Y aquí reside el acierto de El río de las tumbas. Lo que, a simple vista, parecía participar de las señas de identidad del género negro, la película se muestra muy pronto como una comedia, basada en situaciones y personajes estrafalarios, representantes a su vez de los diferentes estratos sociales, donde la violencia entre los dos bandos queda como telón de fondo para abordar otras líneas temáticas: la corrupción política, la autoridad de la Iglesia en los pueblos, una justicia incompetente, la ineptitud de la burocracia y de las autoridades provinciales, la dicotomía entre pueblo y ciudad, etc.
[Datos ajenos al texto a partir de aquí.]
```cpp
template <class ENV>
__device__ __forceinline__ void pol_b_role(const SplitArgs& p, const CartConsts& c, NsLds<128>& lds, float4* tile, int tile_i, int g,
                                           int k, unsigned* wait_word = nullptr, unsigned wait_need = 0u) {
    typedef typename ENV::L L;
    const int row0 = tile_i * kRows, tid = threadIdx.x, B = p.B;
    const Mlp& net = p.critic[k];
    NsWeights<128> w;
    ns_load_weights<128, 256>(net, g, w);
    ns_load_tile<L>(p, tile, row0);
    __syncthreads();
    ns_stage<L>(lds, reinterpret_cast<const float*>(tile), false, false);
    __syncthreads();
    float pre[kRows];
    if (wait_word) {
        ns_layer1_state<128>(net, w, lds, pre);
        const int T = (B + kRows - 1) / kRows;
        ns_tile_wait(wait_word, wait_need, p.tile_sync + 3 * T * kNsSyncStride);
    }
    const bool writer = g == 0 && k == 0;
    float vals[7] = {0, 0, 0, 0, 0, 0, 0};
    if (tid < kRows) {
        const int i = row0 + tid;
        float2 act = make_float2(0.0f, 0.0f);
        if (i < B) {
            const long long t = p.ctrl[RPO_CTRL_T];
            const float inv_b = 1.0f / (float)B;
            float e;
            if (p.eps_in) {
                e = p.eps_in[i];
            } else {
                const rpo_u4 u = rpo_philox(p.noise_seed, p.noise_id_base + (uint32_t)i, (uint32_t)t + p.noise_salt,
                                            RPO_STREAM_POLICY, (uint32_t)p.ctrl[RPO_CTRL_UPDATES]);
                e = rpo_normal(u.x, u.y);
            }
            float ap, logp = 0.0f, rm = 0.0f, rl = 0.0f, ap_det = 0.0f;
            if (p.twin) {
                rm = ns_head(pol_part(p), B, i, 0, p.actor.b1[0]);
                rl = ns_head(pol_part(p), B, i, 1, p.actor.b1b[0]);
                ap = rpo_head_dev::gauss_head_row(rm, rl, e, p.scale, p.base, p.box_lo, p.box_hi, 0, &logp);
            } else {
                const float v = ns_head(pol_part(p), B, i, 0, p.actor.b1[0]);
                ap_det = p.scale * tanhf(v) + p.base;
                const float eps_t = fmaxf(p.eps_end, p.eps_start - p.eps_decay * (float)t);
                ap = explore_clip(ap_det, eps_t, e, p.box_lo, p.box_hi);
            }
            act = ENV::complete(c, lds.in_s + tid * 8, i, ap, t);
            if (writer) {
                if (p.twin) {
                    reinterpret_cast<float2*>(p.raw)[i] = make_float2(rm, rl);
                    p.logp[i] = logp;
                } else {
                    p.ap_det[i] = ap_det;
                }
                p.noise_out[i] = e;
                reinterpret_cast<float2*>(p.actions)[i] = act;
                float dist[6];
                float2 gg;
                vals[0] = ENV::lagr(c, act.x, act.y, p.nu, inv_b, dist, gg);
#pragma unroll
                for (int j = 0; j < 6; ++j) vals[1 + j] = dist[j];
                reinterpret_cast<float2*>(p.g_act)[i] = gg;
            }
        }
        lds.in_a[tid * 8] = act.x;
        lds.in_a[tid * 8 + 1] = act.y;
    }
    if (writer && tid < 64) {
#pragma unroll
        for (int q = 0; q < 7; ++q) {
            const float sum = rpo_row16_sum_desc_lane0(vals[q]);
            if (tid == 0) p.lag_partial[tile_i * 8 + q] = sum;
        }
    }
    ns_hidden<128, 256>(net, w, lds, g, row0, B, p.part_q[k], p.x0[k], p.h1[k], wait_word ? pre : nullptr);
}

template <class ENV>
__global__ __launch_bounds__(kNsThreads) void split_policy_b_kernel(SplitArgs p, CartConsts c) {
    __shared__ NsLds<128> lds;
    __shared__ __attribute__((aligned(16))) float4 tile[kRows * ENV::L::CH];
    const NsBlock nb = ns_block();
    pol_b_role<ENV>(p, c, lds, tile, nb.tile, nb.g, blockIdx.z);
}

__device__ __forceinline__ float ns_policy_dq(const SplitArgs& p, int k, int i, float* term) {
    const float inv_b = 1.0f / (float)p.B;
    const float q1 = ns_head(p.part_q[0], p.B, i, 0, p.critic[0].b1[0]);
    if (!p.twin) {
        *term = q1;
        return -inv_b;
    }
    const float q2 = ns_head(p.part_q[1], p.B, i, 0, p.critic[1].b1[0]);
    const float w1 = (q1 < q2 ? 1.0f : 0.0f) + (q1 == q2 ? 0.5f : 0.0f);
    *term = p.alpha * p.logp[i] - fminf(q1, q2);
    return k == 0 ? w1 * -inv_b : (1.0f - w1) * -inv_b;
}

__device__ __forceinline__ void pol_c_role(const SplitArgs& p, float* smem, int b, unsigned fused_consumers = 0u,
                                           unsigned fused_need = 0u) {
    constexpr int EIN = 128, H = 256, LDH = H + 4;
    float* dh_s = smem;
    float* dq_s = smem + kRows * LDH;
    float* wpart = dq_s + 16;
    const int T = (p.B + kRows - 1) / kRows, B = p.B;
    const int tid = threadIdx.x, lane = tid & 63, wave = tid >> 6, li = lane & 15, lg = lane >> 4;
    const int k = b / (T * kNsGroups), rem = b - k * T * kNsGroups, g = rem / T, tile = rem - g * T;
    const int row0 = tile * kRows;
    const Mlp& net = p.critic[k];
    const int jw = wave * (H / 4), e = g * 16 + li;
    float wv[H / 16], hv[kRows];
#pragma unroll
    for (int ks = 0; ks < H / 16; ++ks) wv[ks] = net.W0[(size_t)(jw + ks * 4 + lg) * EIN + e];
    const float w1a = net.W1[tid];
    const float2 wa2 = *reinterpret_cast<const float2*>(&net.Wa[(g * 16 + (tid & 15)) * 2]);
    if (fused_consumers) {
        ns_tile_wait(p.tile_sync + (T + tile) * kNsSyncStride, fused_need, p.tile_sync + 3 * T * kNsSyncStride);
        ns_tile_passed(p.tile_sync, T, tile, fused_consumers);
    }
#pragma unroll
    for (int r = 0; r < kRows; ++r) hv[r] = row0 + r < B ? p.h1[k][(size_t)(row0 + r) * H + tid] : 0.0f;
    const size_t xo = (size_t)(row0 + (tid >> 4)) * EIN + g * 16 + (tid & 15);
    const float x0v = row0 + (tid >> 4) < B ? p.x0[k][xo] : 0.0f;
    if (tid < 64) {
        float dq = 0.0f, term = 0.0f;
        if (tid < kRows && row0 + tid < B) dq = ns_policy_dq(p, k, row0 + tid, &term);
        if (tid < kRows) dq_s[tid] = dq;
        const float sum = rpo_row16_sum_desc_lane0(term);
        if (tid == 0 && g == 0 && k == 0) p.lag_partial[tile * 8 + 7] = sum;
    }
    __syncthreads();
#pragma unroll
    for (int r = 0; r < kRows; ++r) dh_s[r * LDH + tid] = (hv[r] > 0.0f) ? dq_s[r] * w1a : 0.0f;
    __syncthreads();
    f32x4 acc = f32x4{0.0f, 0.0f, 0.0f, 0.0f};
#pragma unroll
    for (int ks = 0; ks < H / 16; ++ks) acc = mfma4(dh_s[li * LDH + jw + ks * 4 + lg], wv[ks], acc);
#pragma unroll
    for (int i = 0; i < 4; ++i) wpart[(wave * 16 + lg * 4 + i) * 16 + li] = acc[i];
    __syncthreads();
    {
        const int r = tid >> 4, ee = tid & 15;
        float v = wpart[(0 * 16 + r) * 16 + ee];
        v = wpart[(1 * 16 + r) * 16 + ee] + v;
        v = wpart[(2 * 16 + r) * 16 + ee] + v;
        v = wpart[(3 * 16 + r) * 16 + ee] + v;
        const bool live = row0 + r < B;
        v = (live && x0v > 0.0f) ? v : 0.0f;
        if (live) p.dx0[k][xo] = v;
        float d0 = v * wa2.x, d1 = v * wa2.y;
        d0 = rpo_row16_sum_lane0(d0); d1 = rpo_row16_sum_lane0(d1);
        if (ee == 0 && live)
            reinterpret_cast<float2*>(p.da_part)[((size_t)k * kNsGroups + g) * B + row0 + r] = make_float2(d0, d1);
    }
}

__global__ __launch_bounds__(kThreads) void split_policy_c_kernel(SplitArgs p) {
    __shared__ __attribute__((aligned(16))) float smem[kBwdASmem];
    pol_c_role(p, smem, blockIdx.x);
}


template <class ENV>
__device__ __forceinline__ float2 ns_policy_dout(const SplitArgs& p, const CartConsts& c, int i) {
    typedef typename ENV::L L;
    const int K = p.twin ? 2 : 1;
    float da0 = 0.0f, da1 = 0.0f;
    for (int k = 0; k < K; ++k) {
        float s0 = 0.0f, s1 = 0.0f;
#pragma unroll
        for (int g = 0; g < kNsGroups; ++g) {
            const float2 d = reinterpret_cast<const float2*>(p.da_part)[((size_t)k * kNsGroups + g) * p.B + i];
            s0 += d.x; s1 += d.y;
        }
        da0 = k == 0 ? s0 : da0 + s0;
        da1 = k == 0 ? s1 : da1 + s1;
    }
    const float2 gg = reinterpret_cast<const float2*>(p.g_act)[i];
    da0 += gg.x; da1 += gg.y;
    const float dap = ENV::complete_bwd(c, p.batch_out + (size_t)i * L::ROW, da0, da1);
    if (p.twin) {
        const float2 r = reinterpret_cast<const float2*>(p.raw)[i];
        return rpo_head_dev::gauss_head_bwd_row(r.x, r.y, p.noise_out[i], dap, p.alpha / (float)p.B, p.scale, p.base, p.box_lo,
                                                p.box_hi);
    }
    const float t = (float)p.ctrl[RPO_CTRL_T];
    const float eps_t = fmaxf(p.eps_end, p.eps_start - p.eps_decay * t);
    return make_float2(rpo_head_dev::tanh_box_bwd_row(dap, p.ap_det[i], p.noise_out[i], 1, eps_t, p.box_lo, p.box_hi, p.scale,
                                                      p.base), 0.0f);
}

template <class ENV>
__device__ __forceinline__ void pol_d_role(const SplitArgs& p, const CartConsts& c, float* smem, int b, unsigned fused_consumers = 0u,
                                           unsigned fused_need_a = 0u, unsigned fused_need_c = 0u) {
    constexpr int EIN = 128, H = 256, LDH = H + 4;
    const int B = p.B;
    const int tid = threadIdx.x, lane = tid & 63, wave = tid >> 6, li = lane & 15, lg = lane >> 4;
    const Mlp& net = p.actor;
    {
        const int T = (B + kRows - 1) / kRows, g = b / T, tile = b - g * T, row0 = tile * kRows;
        float* dh_s = smem;
        float* do_s = smem + kRows * LDH;
        float* wpart = do_s + 32;
        const int jw = wave * (H / 4), e = g * 16 + li;
        float wv[H / 16], hv[kRows];
#pragma unroll
        for (int ks = 0; ks < H / 16; ++ks) wv[ks] = net.W0[(size_t)(jw + ks * 4 + lg) * EIN + e];
        const float w1a = net.W1[tid], w1b = net.n_out > 1 ? net.W1b[tid] : 0.0f;
        unsigned* gave_up = p.tile_sync ? p.tile_sync + 3 * T * kNsSyncStride : nullptr;
        if (fused_consumers && fused_need_a) ns_tile_wait(p.tile_sync + tile * kNsSyncStride, fused_need_a, gave_up);
#pragma unroll
        for (int r = 0; r < kRows; ++r) hv[r] = row0 + r < B ? p.h1_a[(size_t)(row0 + r) * H + tid] : 0.0f;
        const size_t xo = (size_t)(row0 + (tid >> 4)) * EIN + g * 16 + (tid & 15);
        const bool xlive = row0 + (tid >> 4) < B;
        const float x0v = xlive ? p.x0_a[xo] : 0.0f;
        if (fused_consumers) {
            ns_tile_wait(p.tile_sync + tile * kNsSyncStride, fused_need_c, gave_up, 16);
            ns_tile_passed(p.tile_sync, T, tile, fused_consumers);
        }
        float cdx = 0.0f;
        if (xlive && p.shared_embedding) cdx = p.twin ? p.dx0[0][xo] + p.dx0[1][xo] : p.dx0[0][xo];
        if (tid < kRows) {
            float2 d = make_float2(0.0f, 0.0f);
            if (row0 + tid < B) {
                d = ns_policy_dout<ENV>(p, c, row0 + tid);
                if (g == 0) reinterpret_cast<float2*>(p.dout)[row0 + tid] = d;
            }
            do_s[tid * 2] = d.x; do_s[tid * 2 + 1] = d.y;
        }
        __syncthreads();
#pragma unroll
        for (int r = 0; r < kRows; ++r)
            dh_s[r * LDH + tid] = (hv[r] > 0.0f) ? fmaf(do_s[r * 2 + 1], w1b, do_s[r * 2] * w1a) : 0.0f;
        __syncthreads();
        f32x4 acc = f32x4{0.0f, 0.0f, 0.0f, 0.0f};
#pragma unroll
        for (int ks = 0; ks < H / 16; ++ks) acc = mfma4(dh_s[li * LDH + jw + ks * 4 + lg], wv[ks], acc);
#pragma unroll
        for (int i = 0; i < 4; ++i) wpart[(wave * 16 + lg * 4 + i) * 16 + li] = acc[i];
        __syncthreads();
        {
            const int r = tid >> 4, ee = tid & 15;
            float v = wpart[(0 * 16 + r) * 16 + ee];
            v = wpart[(1 * 16 + r) * 16 + ee] + v;
            v = wpart[(2 * 16 + r) * 16 + ee] + v;
            v = wpart[(3 * 16 + r) * 16 + ee] + v;
            if (xlive) {
                v = x0v > 0.0f ? v : 0.0f;
                if (p.shared_embedding) v += cdx;
                p.dx0_a[xo] = v;
            }
        }
    }
}

constexpr int kPolDSmem = kRows * (256 + 4) + 32 + 4 * 16 * 16;

template <class ENV>
__global__ __launch_bounds__(kThreads) void split_policy_d_kernel(SplitArgs p, CartConsts c) {
    __shared__ __attribute__((aligned(16))) float smem[kPolDSmem];
    pol_d_role<ENV>(p, c, smem, blockIdx.x);
}

constexpr int kPolFrontSmem = kPolDSmem > kFrontSmem ? kPolDSmem : kFrontSmem;

template <class ENV>
__global__ __launch_bounds__(kThreads) void split_policy_front_kernel(SplitArgs p, CartConsts c, int with_a) {
    typedef typename ENV::L L;
    __shared__ __attribute__((aligned(16))) float smem[kPolFrontSmem];
    const int K = p.twin ? 2 : 1, T = (int)gridDim.y, z = (int)blockIdx.z;
    const int lin = (int)blockIdx.x + (int)gridDim.x * (int)blockIdx.y;
    const unsigned consumers = (unsigned)(kNsGroups * (K * (1 + with_a) + 1));
    if (z == with_a + 2 * K) {
        pol_d_role<ENV>(p, c, smem, lin, consumers, with_a ? (unsigned)kNsGroups : 0u, (unsigned)(kNsGroups * K));
        return;
    }
    if (z >= with_a + K) {
        pol_c_role(p, smem, (z - with_a - K) * T * kNsGroups + lin, consumers, (unsigned)(kNsGroups * K));
        ns_tile_arrive(p.tile_sync + (lin % T) * kNsSyncStride, 1u << 16);
        return;
    }
    if (threadIdx.x >= kNsThreads) return;
    NsLds<128>& lds = *reinterpret_cast<NsLds<128>*>(smem);
    float4* tile = reinterpret_cast<float4*>(reinterpret_cast<char*>(smem) + sizeof(NsLds<128>));
    const NsBlock nb = ns_block();
    unsigned* sync = p.tile_sync;
// ... 609 lines not shown
```

### rpo_amd/csrc/nsplit_dev.h

```cpp
#pragma once
#include "mlp_tile.h"

namespace rpo_mlp_dev {

constexpr int kNsThreads = 128;
constexpr int kNsGroups = 8;

template <int EIN>
struct NsLds {
    __attribute__((aligned(16))) float x1[kRows * (EIN + 4)];
    float in_s[kRows * 8];
    float in_a[kRows * 8];
    float xch[2 * 4 * 64];
};

template <int EIN>
struct NsWeights {
    float wk[4][3];
    float4 w0[EIN / 16];
    float b0v, w1av, w1bv;
};

__device__ __forceinline__ float ns_l1_state_w(const Mlp& net, int e, int u) {
    const float* ptr = u == 0 ? net.bs + e : (u == 1 ? net.ba + e : net.Ws + e * net.S + (u - 2));
// ... 67 lines not shown
        if (act) {
            c = mfma4(w.wk[t][2], b2, c);
        }
        const int e0 = 64 * wave + 16 * t + 4 * lg;
        if (x0_save && g == 0 && row0 + li < n) {
            float* dst = x0_save + (size_t)(row0 + li) * EIN + e0;
            if (x0_vec) *reinterpret_cast<f32x4*>(dst) = c;
            else { dst[0] = c[0]; dst[1] = c[1]; dst[2] = c[2]; dst[3] = c[3]; }
        }
        *reinterpret_cast<f32x4*>(&lds.x1[li * LDX + e0]) =
            f32x4{fmaxf(c[0], 0.0f), fmaxf(c[1], 0.0f), fmaxf(c[2], 0.0f), fmaxf(c[3], 0.0f)};
    }
    __syncthreads();
    f32x4 acc = f32x4{0.0f, 0.0f, 0.0f, 0.0f};
#pragma unroll
    for (int it = 0; it < EIN / 16; ++it) {
        const float4 a4 = *reinterpret_cast<const float4*>(&lds.x1[li * LDX + it * 16 + lg * 4]);
        acc = mfma4(a4.x, w.w0[it].x, acc);
        acc = mfma4(a4.y, w.w0[it].y, acc);
        acc = mfma4(a4.z, w.w0[it].z, acc);
        acc = mfma4(a4.w, w.w0[it].w, acc);
    }
    const int col = g * 32 + wave * 16 + li;
    float hr[4];
#pragma unroll
    for (int i = 0; i < 4; ++i) {
        const float h = acc[i] + w.b0v;
        const int row = row0 + lg * 4 + i;
        if (h1_save && row < n) h1_save[(size_t)row * H + col] = h;
        hr[i] = fmaxf(h, 0.0f);
    }
    if (wave == 0) {
#pragma unroll
        for (int i = 0; i < 4; ++i) {
            lds.xch[(0 * 4 + i) * 64 + lane] = fmaf(hr[i], w.w1av, 0.0f);
            lds.xch[(1 * 4 + i) * 64 + lane] = fmaf(hr[i], w.w1bv, 0.0f);
        }
    }
    __syncthreads();
    if (wave == 1) {
#pragma unroll
        for (int o = 0; o < 2; ++o)
#pragma unroll
            for (int i = 0; i < 4; ++i) {
                float v = fmaf(hr[i], o == 0 ? w.w1av : w.w1bv, lds.xch[(o * 4 + i) * 64 + lane]);
                v = rpo_row16_sum_lane0(v);
                const int row = row0 + lg * 4 + i;
                if (li == 0 && row < n && o < net.n_out) part[((size_t)g * n + row) * 2 + o] = v;
                if (hp) hp[o][i] = v;
            }
    }
}
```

Las condiciones atmosféricas y geográficas de este pueblo se erigen, por otra parte, en parte consustancial del carácter de sus ciudadanos. El calor sofocante de una región situada al Sur del país y el paisaje desértico que la rodea estimula la pereza y la desidia de unos individuos que solamente duermen, van a misa o deambulan bajo un sol de mil infiernos. Ni siquiera la irrupción en este pueblo de “western” del investigador que ha llegado de la ciudad para hacerse cargo del asunto de los “cuerpos en el río” sacará del marasmo a este pueblo donde las agujas del tiempo se han parado.
El interés principal de la película recae sobre una tipología de personajes que puntean cada vez que aparecen en pantalla las líneas temáticas anteriormemte comentadas. En particular, destacan el nuevo alcalde holgazán que se pasa durmiendo las horas en casa o en el ayuntamiento, el avaro sacerdote quien tacha al nuevo edil como “peor que el anterior por culpa de ustedes que se empeñaron en cambiarlo” o el detective a quien le rompen las gafas en una pelea tabernaria y que no podrá salir del pueblo por los insuficientes horarios del tren. Otros que pendonearán literalmente por la película serán el “tonto” del pueblo acompañado de un burro, un mendigo borracho, un perro al que solo le apalean, un cabo municipal que se pasa la vida durmiendo en un banco de la plaza principal, un domador de caballos, un secretario del ayuntamiento que toca la tuba o la atractiva propietaria de una cantina.
No nos gustaría terminar sin hacer de nuevo una referencia al artículo del inicio sobre el viraje que ha tomado el Festival de Málaga. Citando otra vez a su director, argumentaba este a favor del planteamiento del “Cine en Español” por “preguntarse hoy dónde están las fronteras en una producción actual de cine español […] en clara alusión al importante y diverso escenario de coproducciones entre España y los restantes países iberoamericanos”.
Hace décadas esta situación era impensable. Una película era argentina, colombiana o venezolana, sin discusión. Aun así, y es también lícito preguntárselo a raíz de lo declarado por Juan Antonio Vigar, deberíamos resaltar la convivencia, que no subordinaciones hispanocentristas, de filmografías que en los años cincuenta y sesenta compartían a ambos lados del Atlántico temáticas, tonos y atmósferas similares. ¿No nos recuerda El río de las tumbas al cine costumbrista, social y posibilista de los Bardem, Berlanga, Azcona, Fernán Gómez o Marco Ferreri? ¿No es ese candidato en el balcón de la película de Julio Luzardo un trasunto del “como alcalde vuestro que soy” berlanguiano? Y por rizar el rizo… ¿no son las fiestas del pueblo las mismas que comparten con Las Hurdes buñueliana la bárbara tradición de los jinetes de tener que arrancar las cabezas a los gallos vivos?
Las cosas del “Cine en Español”. Felicidades, Festival de Málaga.